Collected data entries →
──────────────────────────────
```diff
@@ -675,6 +703,19 @@
 #endif
 #define RES_PRIO(J) { if ((J) + RES_PRIO_TAIL >= NS) __builtin_amdgcn_s_setprio(0); else __builtin_amdgcn_s_setprio(RES_PRIO_HI); }
 #define RES_PRIO_END() __builtin_amdgcn_s_setprio(0);
+    constexpr bool HPREG = HREG && NS <= (FLAT ? RES_HPREG_SLOTS_FLAT : RES_HPREG_SLOTS) - (STAMPS ? 1 : 0);
+    float2 hp2[RES_HALO_PER_THREAD];
+    float hpa[RES_HALO_PER_THREAD];
+    if (HPREG) {
+#pragma unroll
+        for (int u = 0; u < RES_HALO_PER_THREAD; ++u) {
+            hp2[u] = make_float2(0.f, 0.f); hpa[u] = 0.f;
+            if (tid + u * RES_THREADS < nh) {
+                hp2[u] = *(const float2*)((const char*)lds + (hreg[u].y & 0xffffu) * 8u);
+                hpa[u] = *(const float*)((const char*)lds + (hreg[u].y >> 16) * 4u);
+            }
+        }
+    }
     if (STAMPS) t0 = __builtin_amdgcn_s_memrealtime();
     for (int l = 0; l < L && alive; ++l) {
         static_assert(F_E0 == 1u && F_E1 == 2u && F_E2 == 4u && F_E3 == 8u && F_FIT == 16u && F_ACT == 32u, "bit numbers below");
@@ -684,6 +725,10 @@
 #pragma unroll
                 for (int e_ = 0; e_ < 5; ++e_)
                     if (e_ < NWR || (e_ == 4 && NS <= WFIT)) asm volatile("" : "+v"(we[WREG ? j : 0][e_]));
+        }
+        if (CSREG) {
+#pragma unroll
+            for (int j = 0; j < (CSREG ? NS : 0); ++j) asm volatile("" : "+v"(csr[j]));
         }
         double acc = 0.0;
         float2 Lpv[2], Lcs[2], LqO[2][4], Lcn[2][4];
@@ -693,7 +738,7 @@
             const int s_ = (J) & 1;                                                                    \
             const char* T_ = (const char*)lds + (J) * (LTILE * 4);                                     \
             if (!PREG) Lpv[s_] = *(const float2*)(T_ + offP[0]);                                       \
-            Lcs[s_] = *(const float2*)(T_ + offP[0] + LPLANE * 8);                                     \
+            if (!CSREG) Lcs[s_] = *(const float2*)(T_ + offP[0] + LPLANE * 8);                         \
             if (!PREG) Lpa[s_] = *(const float*)(T_ + offA[0] + LPLANE * 16);                          \
             _Pragma("unroll") for (int n_ = 0; n_ < 2; ++n_) {                                         \
                 LqO[s_][n_] = *(const float2*)(T_ + offP[n_ + 1]);                                     \
@@ -717,13 +762,13 @@
         for (int j = 0; j < NS; ++j) {
             RES_PRIO(j)
             unsigned f = fl[j];
-            asm volatile("" : "+v"(f));
+            if (NWR < 4 || !(WREG && NS <= WFIT)) asm volatile("" : "+v"(f));
             const int sj = j & 1;
             if (j + 1 < NS) RES_LOAD_A(j + 1)
             __builtin_amdgcn_sched_barrier(0);
             {
                 const float2 pv = PREG ? pxy[PREG ? j : 0] : Lpv[sj];
-                const float2 csv = Lcs[sj];
+                const float2 csv = CSREG ? make_float2(csr[CSREG ? j : 0].x, csr[CSREG ? j : 0].y) : Lcs[sj];
                 const float pa_ = PREG ? pal[PREG ? j : 0] : Lpa[sj];
                 const float ci = csv.x, si = csv.y;
                 const float2 pa2 = make_float2(pa_, pa_);
@@ -784,8 +829,6 @@
 #pragma unroll
         for (int j = 0; j < NS; ++j) {
             RES_PRIO(j)
-            unsigned f = fl[j];
-            asm volatile("" : "+v"(f));
             const float mo = mo_[j], ma = ma_[j];
             rx[j] = fmaf(-alpha, apx[j], rx[j]);
             ry[j] = fmaf(-alpha, apy[j], ry[j]);
@@ -795,7 +838,7 @@
             if (zent >= 0) {
                 zst[j * RES_ZX + zent] = make_float4(zx, zy, za, zy);
             }
-            acc += (double)keep_if<5>(f, dot3(zx, zy, za, rx[j], ry[j], ra[j]));
+            acc += (double)keep_if_here<5>(fl[j], dot3(zx, zy, za, rx[j], ry[j], ra[j]));
             __builtin_amdgcn_sched_barrier(0);
         }
         float rhoNew;
@@ -846,8 +889,6 @@
         if (rho > 0.f) beta = rhoNew / rho;
         rho = rhoNew;
         if (l + 1 == L) { alpha_last = alpha; break; }
-        float2 hp2[RES_HALO_PER_THREAD];
-        float hpa[RES_HALO_PER_THREAD];
         if (PREG) {
 #pragma unroll
             for (int j = 0; j < (PREG ? NS : 0); ++j) {
@@ -856,8 +897,10 @@
                 dx_[j] = fmaf(alpha, pxy[j].x, dx_[j]);
                 dy_[j] = fmaf(alpha, pxy[j].y, dy_[j]);
                 da_[j] = fmaf(alpha, pal[j], da_[j]);
-                pxy[j] = make_float2(fmaf(beta, pxy[j].x, zx_[j]), fmaf(beta, pxy[j].y, zy_[j]));
-                pal[j] = fmaf(beta, pal[j], za_[j]);
+                asm volatile("" : "+v"(dx_[j]), "+v"(dy_[j]), "+v"(da_[j]), "+v"(pxy[j].x), "+v"(pxy[j].y), "+v"(pal[j]));
+                fma_into(pxy[j].x, beta, zx_[j]);
+                fma_into(pxy[j].y, beta, zy_[j]);
+                fma_into(pal[j], beta, za_[j]);
                 *(float2*)(T_ + offP[0]) = pxy[j];
                 *(float*)(T_ + offA[0] + LPLANE * 16) = pal[j];
             }
@@ -885,7 +928,7 @@
             }
         }
         __builtin_amdgcn_sched_barrier(0);
-        {
+        if (!HPREG) {
 #pragma unroll
             for (int u = 0; u < RES_HALO_PER_THREAD; ++u) {
                 hp2[u] = make_float2(0.f, 0.f); hpa[u] = 0.f;
@@ -899,7 +942,7 @@
         }
 #pragma unroll
         for (int j = 0; j < NS; ++j)
-            if (HREG) asm volatile("" : "+v"(dx_[j]), "+v"(dy_[j]), "+v"(da_[j]));
+            if (HREG && !PREG) asm volatile("" : "+v"(dx_[j]), "+v"(dy_[j]), "+v"(da_[j]));
         __builtin_amdgcn_sched_barrier(0);
         {
             bool fresh = true;
@@ -937,8 +980,16 @@
             if (tid + u * RES_THREADS < nh) {
                 float2* P = (float2*)((char*)lds + (RES_HPK(u) & 0xffffu) * 8u);
                 float* A = (float*)((char*)lds + (RES_HPK(u) >> 16) * 4u);
-                *P = make_float2(fmaf(beta, hp2[u].x, hz2_.x), fmaf(beta, hp2[u].y, hz2_.y));
-                *A = fmaf(beta, hpa[u], hz1_);
+                if (HPREG) {
+                    fma_into(hp2[u].x, beta, hz2_.x);
+                    fma_into(hp2[u].y, beta, hz2_.y);
+                    fma_into(hpa[u], beta, hz1_);
+                    *P = hp2[u];
+                    *A = hpa[u];
+                } else {
+                    *P = make_float2(fmaf(beta, hp2[u].x, hz2_.x), fmaf(beta, hp2[u].y, hz2_.y));
+                    *A = fmaf(beta, hpa[u], hz1_);
+                }
             }
         }
         RES_PRIO_END()
```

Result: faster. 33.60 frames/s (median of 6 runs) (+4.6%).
──────────────────────────────
Try it →
Show the lines of the records that contain the word "rhoNew".

Task solution →
         float rhoNew;
         if (rho > 0.f) beta = rhoNew / rho;
         rho = rhoNew;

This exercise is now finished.